■ **Records excerpted from a collection**
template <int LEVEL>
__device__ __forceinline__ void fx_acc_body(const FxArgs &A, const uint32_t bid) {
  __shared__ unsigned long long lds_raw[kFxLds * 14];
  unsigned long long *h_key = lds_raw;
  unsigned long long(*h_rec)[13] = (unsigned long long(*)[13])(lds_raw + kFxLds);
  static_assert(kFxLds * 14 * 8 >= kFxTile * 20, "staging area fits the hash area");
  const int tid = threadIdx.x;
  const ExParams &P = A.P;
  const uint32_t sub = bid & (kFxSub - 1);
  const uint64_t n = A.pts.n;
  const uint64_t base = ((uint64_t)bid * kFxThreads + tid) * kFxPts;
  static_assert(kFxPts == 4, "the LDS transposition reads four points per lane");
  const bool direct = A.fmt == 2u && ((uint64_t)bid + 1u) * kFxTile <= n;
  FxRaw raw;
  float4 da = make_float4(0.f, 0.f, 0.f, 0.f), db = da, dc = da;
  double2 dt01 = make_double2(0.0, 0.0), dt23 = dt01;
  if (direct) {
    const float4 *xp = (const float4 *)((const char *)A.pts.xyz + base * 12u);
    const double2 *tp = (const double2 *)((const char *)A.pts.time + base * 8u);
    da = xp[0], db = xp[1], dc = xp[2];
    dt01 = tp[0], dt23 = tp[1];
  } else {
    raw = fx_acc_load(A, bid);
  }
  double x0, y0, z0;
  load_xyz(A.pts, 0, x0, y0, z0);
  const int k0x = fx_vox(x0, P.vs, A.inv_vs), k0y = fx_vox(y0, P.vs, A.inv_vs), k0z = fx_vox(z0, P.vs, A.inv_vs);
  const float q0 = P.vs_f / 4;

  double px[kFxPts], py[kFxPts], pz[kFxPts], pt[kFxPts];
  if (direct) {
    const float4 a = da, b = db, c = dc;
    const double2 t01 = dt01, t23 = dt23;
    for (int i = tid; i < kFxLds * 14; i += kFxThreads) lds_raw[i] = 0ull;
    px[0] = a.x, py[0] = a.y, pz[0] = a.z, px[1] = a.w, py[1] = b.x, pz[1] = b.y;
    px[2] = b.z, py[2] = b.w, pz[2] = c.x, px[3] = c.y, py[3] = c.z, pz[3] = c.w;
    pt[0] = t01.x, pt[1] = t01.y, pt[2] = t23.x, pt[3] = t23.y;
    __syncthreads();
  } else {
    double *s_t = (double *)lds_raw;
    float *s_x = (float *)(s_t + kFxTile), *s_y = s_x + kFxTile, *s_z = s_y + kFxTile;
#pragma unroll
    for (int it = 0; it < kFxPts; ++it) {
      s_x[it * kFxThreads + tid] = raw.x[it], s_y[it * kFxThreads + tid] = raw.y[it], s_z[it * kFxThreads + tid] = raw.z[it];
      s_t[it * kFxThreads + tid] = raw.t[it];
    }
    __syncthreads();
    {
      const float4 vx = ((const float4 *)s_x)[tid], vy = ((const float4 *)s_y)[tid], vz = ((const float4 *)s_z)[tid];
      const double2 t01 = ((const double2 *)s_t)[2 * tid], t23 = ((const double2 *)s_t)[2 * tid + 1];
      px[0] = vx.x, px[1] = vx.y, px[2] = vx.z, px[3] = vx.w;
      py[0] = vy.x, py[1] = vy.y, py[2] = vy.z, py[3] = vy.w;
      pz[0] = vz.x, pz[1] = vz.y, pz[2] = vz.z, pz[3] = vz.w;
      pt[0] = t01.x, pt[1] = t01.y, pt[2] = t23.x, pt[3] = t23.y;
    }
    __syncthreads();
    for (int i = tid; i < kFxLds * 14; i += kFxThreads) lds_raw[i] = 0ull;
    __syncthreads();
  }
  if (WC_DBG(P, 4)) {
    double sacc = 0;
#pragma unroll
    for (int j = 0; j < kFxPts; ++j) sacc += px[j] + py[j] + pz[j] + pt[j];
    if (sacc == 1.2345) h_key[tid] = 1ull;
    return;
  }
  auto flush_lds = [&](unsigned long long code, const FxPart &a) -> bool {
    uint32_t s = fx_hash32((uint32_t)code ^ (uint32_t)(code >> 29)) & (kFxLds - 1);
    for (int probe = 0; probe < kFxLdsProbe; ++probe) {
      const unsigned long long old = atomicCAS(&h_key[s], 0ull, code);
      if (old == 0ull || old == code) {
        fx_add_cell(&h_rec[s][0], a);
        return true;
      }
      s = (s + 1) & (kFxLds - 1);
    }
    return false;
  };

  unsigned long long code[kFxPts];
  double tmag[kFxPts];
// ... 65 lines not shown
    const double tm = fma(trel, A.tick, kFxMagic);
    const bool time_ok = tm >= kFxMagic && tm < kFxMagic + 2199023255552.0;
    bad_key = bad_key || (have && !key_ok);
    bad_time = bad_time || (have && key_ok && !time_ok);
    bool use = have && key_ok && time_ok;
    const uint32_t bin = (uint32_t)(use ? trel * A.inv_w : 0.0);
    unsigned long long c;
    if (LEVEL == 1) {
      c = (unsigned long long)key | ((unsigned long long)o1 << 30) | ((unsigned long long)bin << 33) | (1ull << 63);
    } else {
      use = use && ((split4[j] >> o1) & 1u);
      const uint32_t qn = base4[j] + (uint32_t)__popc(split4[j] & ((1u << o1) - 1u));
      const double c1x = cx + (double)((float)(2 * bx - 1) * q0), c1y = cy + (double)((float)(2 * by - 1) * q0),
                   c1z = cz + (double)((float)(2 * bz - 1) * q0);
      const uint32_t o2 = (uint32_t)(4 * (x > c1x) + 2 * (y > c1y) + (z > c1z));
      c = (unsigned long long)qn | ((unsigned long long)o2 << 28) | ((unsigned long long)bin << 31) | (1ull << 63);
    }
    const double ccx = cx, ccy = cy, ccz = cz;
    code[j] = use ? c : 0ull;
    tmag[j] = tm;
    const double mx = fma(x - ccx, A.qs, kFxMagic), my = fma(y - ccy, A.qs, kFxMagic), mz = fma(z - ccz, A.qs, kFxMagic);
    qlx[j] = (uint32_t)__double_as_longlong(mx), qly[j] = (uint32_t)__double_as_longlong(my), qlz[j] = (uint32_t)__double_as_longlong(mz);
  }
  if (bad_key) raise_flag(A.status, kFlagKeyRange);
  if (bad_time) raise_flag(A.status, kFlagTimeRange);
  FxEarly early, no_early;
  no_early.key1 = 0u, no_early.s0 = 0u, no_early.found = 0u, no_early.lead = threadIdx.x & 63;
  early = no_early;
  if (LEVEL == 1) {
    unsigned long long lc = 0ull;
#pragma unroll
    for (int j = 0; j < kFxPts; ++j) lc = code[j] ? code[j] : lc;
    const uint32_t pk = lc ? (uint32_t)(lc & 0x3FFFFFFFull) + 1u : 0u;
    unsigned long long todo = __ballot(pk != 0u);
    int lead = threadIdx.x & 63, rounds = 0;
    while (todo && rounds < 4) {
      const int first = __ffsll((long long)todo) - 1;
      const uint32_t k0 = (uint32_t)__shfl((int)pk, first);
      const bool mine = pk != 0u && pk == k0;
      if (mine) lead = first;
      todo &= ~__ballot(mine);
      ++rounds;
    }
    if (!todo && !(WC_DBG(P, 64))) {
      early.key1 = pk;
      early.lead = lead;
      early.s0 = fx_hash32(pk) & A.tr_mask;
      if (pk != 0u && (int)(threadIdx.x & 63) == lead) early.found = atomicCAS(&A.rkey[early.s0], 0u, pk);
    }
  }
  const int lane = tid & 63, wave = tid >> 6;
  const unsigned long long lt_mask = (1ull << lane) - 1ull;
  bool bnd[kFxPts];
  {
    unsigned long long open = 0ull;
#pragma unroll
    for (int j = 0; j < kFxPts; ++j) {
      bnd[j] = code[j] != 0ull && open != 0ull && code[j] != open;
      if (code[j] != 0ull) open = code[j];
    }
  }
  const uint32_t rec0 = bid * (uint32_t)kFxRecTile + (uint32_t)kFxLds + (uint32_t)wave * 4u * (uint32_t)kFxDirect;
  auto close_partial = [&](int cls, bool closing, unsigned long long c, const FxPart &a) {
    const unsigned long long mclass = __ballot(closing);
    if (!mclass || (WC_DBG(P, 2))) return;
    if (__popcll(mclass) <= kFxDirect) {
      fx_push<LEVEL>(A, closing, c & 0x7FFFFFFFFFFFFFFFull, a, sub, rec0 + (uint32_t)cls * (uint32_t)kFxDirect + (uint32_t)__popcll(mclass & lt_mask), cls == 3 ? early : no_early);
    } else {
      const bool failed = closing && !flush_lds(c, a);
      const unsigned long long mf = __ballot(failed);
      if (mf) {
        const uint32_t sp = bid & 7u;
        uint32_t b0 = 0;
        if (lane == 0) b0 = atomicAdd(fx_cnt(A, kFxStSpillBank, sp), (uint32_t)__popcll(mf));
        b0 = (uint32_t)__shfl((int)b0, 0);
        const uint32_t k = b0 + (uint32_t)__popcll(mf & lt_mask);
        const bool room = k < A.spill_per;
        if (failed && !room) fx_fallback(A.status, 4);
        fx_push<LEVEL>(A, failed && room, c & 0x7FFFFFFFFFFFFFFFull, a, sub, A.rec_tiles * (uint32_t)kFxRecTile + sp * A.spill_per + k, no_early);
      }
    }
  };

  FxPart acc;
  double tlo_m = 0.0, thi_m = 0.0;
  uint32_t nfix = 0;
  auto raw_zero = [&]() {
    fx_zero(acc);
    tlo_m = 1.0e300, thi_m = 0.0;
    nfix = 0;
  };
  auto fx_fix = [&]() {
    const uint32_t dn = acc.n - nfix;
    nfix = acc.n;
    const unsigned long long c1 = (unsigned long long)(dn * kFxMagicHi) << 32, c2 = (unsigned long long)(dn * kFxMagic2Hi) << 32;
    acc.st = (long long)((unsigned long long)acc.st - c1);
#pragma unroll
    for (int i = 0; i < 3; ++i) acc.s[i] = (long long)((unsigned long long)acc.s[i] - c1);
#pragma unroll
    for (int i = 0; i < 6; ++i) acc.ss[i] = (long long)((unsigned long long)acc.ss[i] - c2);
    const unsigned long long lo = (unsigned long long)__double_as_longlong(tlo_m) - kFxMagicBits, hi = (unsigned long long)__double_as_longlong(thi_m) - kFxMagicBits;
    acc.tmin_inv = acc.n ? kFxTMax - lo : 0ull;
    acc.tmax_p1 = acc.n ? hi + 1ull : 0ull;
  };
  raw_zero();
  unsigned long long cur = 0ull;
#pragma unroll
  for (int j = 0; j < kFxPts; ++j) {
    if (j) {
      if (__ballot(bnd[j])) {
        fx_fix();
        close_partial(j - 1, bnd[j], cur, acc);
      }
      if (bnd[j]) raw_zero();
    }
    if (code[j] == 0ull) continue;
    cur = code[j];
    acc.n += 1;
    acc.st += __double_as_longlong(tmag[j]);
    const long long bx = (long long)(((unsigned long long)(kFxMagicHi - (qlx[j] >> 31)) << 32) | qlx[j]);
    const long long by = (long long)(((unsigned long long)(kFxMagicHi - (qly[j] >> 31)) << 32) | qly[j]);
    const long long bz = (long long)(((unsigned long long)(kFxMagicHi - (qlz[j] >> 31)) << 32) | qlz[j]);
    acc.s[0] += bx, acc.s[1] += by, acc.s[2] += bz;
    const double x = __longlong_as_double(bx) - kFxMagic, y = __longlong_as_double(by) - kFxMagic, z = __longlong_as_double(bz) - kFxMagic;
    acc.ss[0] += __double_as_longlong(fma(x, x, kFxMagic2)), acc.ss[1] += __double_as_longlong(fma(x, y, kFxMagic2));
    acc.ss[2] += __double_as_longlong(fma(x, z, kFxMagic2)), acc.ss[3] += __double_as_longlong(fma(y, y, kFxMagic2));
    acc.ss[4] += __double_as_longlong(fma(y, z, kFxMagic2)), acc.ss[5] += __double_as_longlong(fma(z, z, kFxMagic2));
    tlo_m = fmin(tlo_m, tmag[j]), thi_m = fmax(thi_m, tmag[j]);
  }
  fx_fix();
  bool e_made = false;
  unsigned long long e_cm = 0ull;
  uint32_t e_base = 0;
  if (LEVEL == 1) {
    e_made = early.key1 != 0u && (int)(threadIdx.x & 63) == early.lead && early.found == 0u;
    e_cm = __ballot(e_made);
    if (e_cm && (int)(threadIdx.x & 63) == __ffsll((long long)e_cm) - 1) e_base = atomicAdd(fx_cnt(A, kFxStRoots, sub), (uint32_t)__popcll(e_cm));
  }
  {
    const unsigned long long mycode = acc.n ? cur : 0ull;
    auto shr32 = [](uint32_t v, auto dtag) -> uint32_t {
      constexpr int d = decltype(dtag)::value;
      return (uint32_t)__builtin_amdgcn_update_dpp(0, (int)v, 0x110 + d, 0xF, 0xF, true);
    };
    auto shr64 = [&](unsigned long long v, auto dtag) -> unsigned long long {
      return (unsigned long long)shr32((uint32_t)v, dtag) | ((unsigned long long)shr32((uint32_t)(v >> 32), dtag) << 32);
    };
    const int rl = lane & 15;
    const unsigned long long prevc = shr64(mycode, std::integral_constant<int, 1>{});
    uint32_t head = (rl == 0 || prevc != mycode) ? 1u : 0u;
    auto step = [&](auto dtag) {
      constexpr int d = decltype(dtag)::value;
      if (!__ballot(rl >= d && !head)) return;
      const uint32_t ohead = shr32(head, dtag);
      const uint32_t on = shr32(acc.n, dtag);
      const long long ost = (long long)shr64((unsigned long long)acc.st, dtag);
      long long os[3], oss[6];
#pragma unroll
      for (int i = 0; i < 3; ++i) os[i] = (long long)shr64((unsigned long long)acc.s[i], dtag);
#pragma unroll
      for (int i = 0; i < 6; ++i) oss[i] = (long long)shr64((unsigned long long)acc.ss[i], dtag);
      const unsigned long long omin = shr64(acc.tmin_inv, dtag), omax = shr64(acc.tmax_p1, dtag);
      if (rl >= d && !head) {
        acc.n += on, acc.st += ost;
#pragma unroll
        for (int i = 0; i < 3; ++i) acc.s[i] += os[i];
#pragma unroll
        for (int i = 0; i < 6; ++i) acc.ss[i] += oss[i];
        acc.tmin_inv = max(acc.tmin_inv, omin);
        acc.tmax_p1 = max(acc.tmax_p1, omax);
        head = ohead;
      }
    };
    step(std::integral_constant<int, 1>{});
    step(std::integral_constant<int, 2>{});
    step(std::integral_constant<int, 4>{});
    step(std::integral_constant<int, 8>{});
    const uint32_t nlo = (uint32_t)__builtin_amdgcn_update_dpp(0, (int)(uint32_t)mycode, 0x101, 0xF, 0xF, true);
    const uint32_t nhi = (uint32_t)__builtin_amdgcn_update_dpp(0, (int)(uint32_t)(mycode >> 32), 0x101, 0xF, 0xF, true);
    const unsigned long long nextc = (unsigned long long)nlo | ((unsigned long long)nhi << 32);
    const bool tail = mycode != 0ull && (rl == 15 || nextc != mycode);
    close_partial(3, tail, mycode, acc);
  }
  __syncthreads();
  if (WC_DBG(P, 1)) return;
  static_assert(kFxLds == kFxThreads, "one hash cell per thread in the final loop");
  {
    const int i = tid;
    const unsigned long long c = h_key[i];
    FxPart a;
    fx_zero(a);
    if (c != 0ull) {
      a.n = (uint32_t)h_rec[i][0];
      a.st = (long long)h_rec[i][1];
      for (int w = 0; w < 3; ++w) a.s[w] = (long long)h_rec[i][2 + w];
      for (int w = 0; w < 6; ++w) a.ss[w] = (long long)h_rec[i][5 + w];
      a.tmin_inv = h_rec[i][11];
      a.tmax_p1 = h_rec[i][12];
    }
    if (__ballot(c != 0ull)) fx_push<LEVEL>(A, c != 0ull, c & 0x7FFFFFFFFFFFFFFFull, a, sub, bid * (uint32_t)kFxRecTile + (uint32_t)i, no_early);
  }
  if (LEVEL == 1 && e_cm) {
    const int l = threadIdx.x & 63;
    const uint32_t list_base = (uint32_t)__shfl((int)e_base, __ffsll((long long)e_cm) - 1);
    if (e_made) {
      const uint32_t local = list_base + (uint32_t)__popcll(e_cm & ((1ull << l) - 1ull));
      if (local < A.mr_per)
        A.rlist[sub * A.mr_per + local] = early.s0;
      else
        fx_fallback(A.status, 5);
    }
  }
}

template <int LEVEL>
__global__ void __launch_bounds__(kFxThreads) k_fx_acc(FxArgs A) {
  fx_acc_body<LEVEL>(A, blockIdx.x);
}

■ **Problem**
From the records above, return each line that has the string "prevc".

■ **Task response**
    const unsigned long long prevc = shr64(mycode, std::integral_constant<int, 1>{});
    uint32_t head = (rl == 0 || prevc != mycode) ? 1u : 0u;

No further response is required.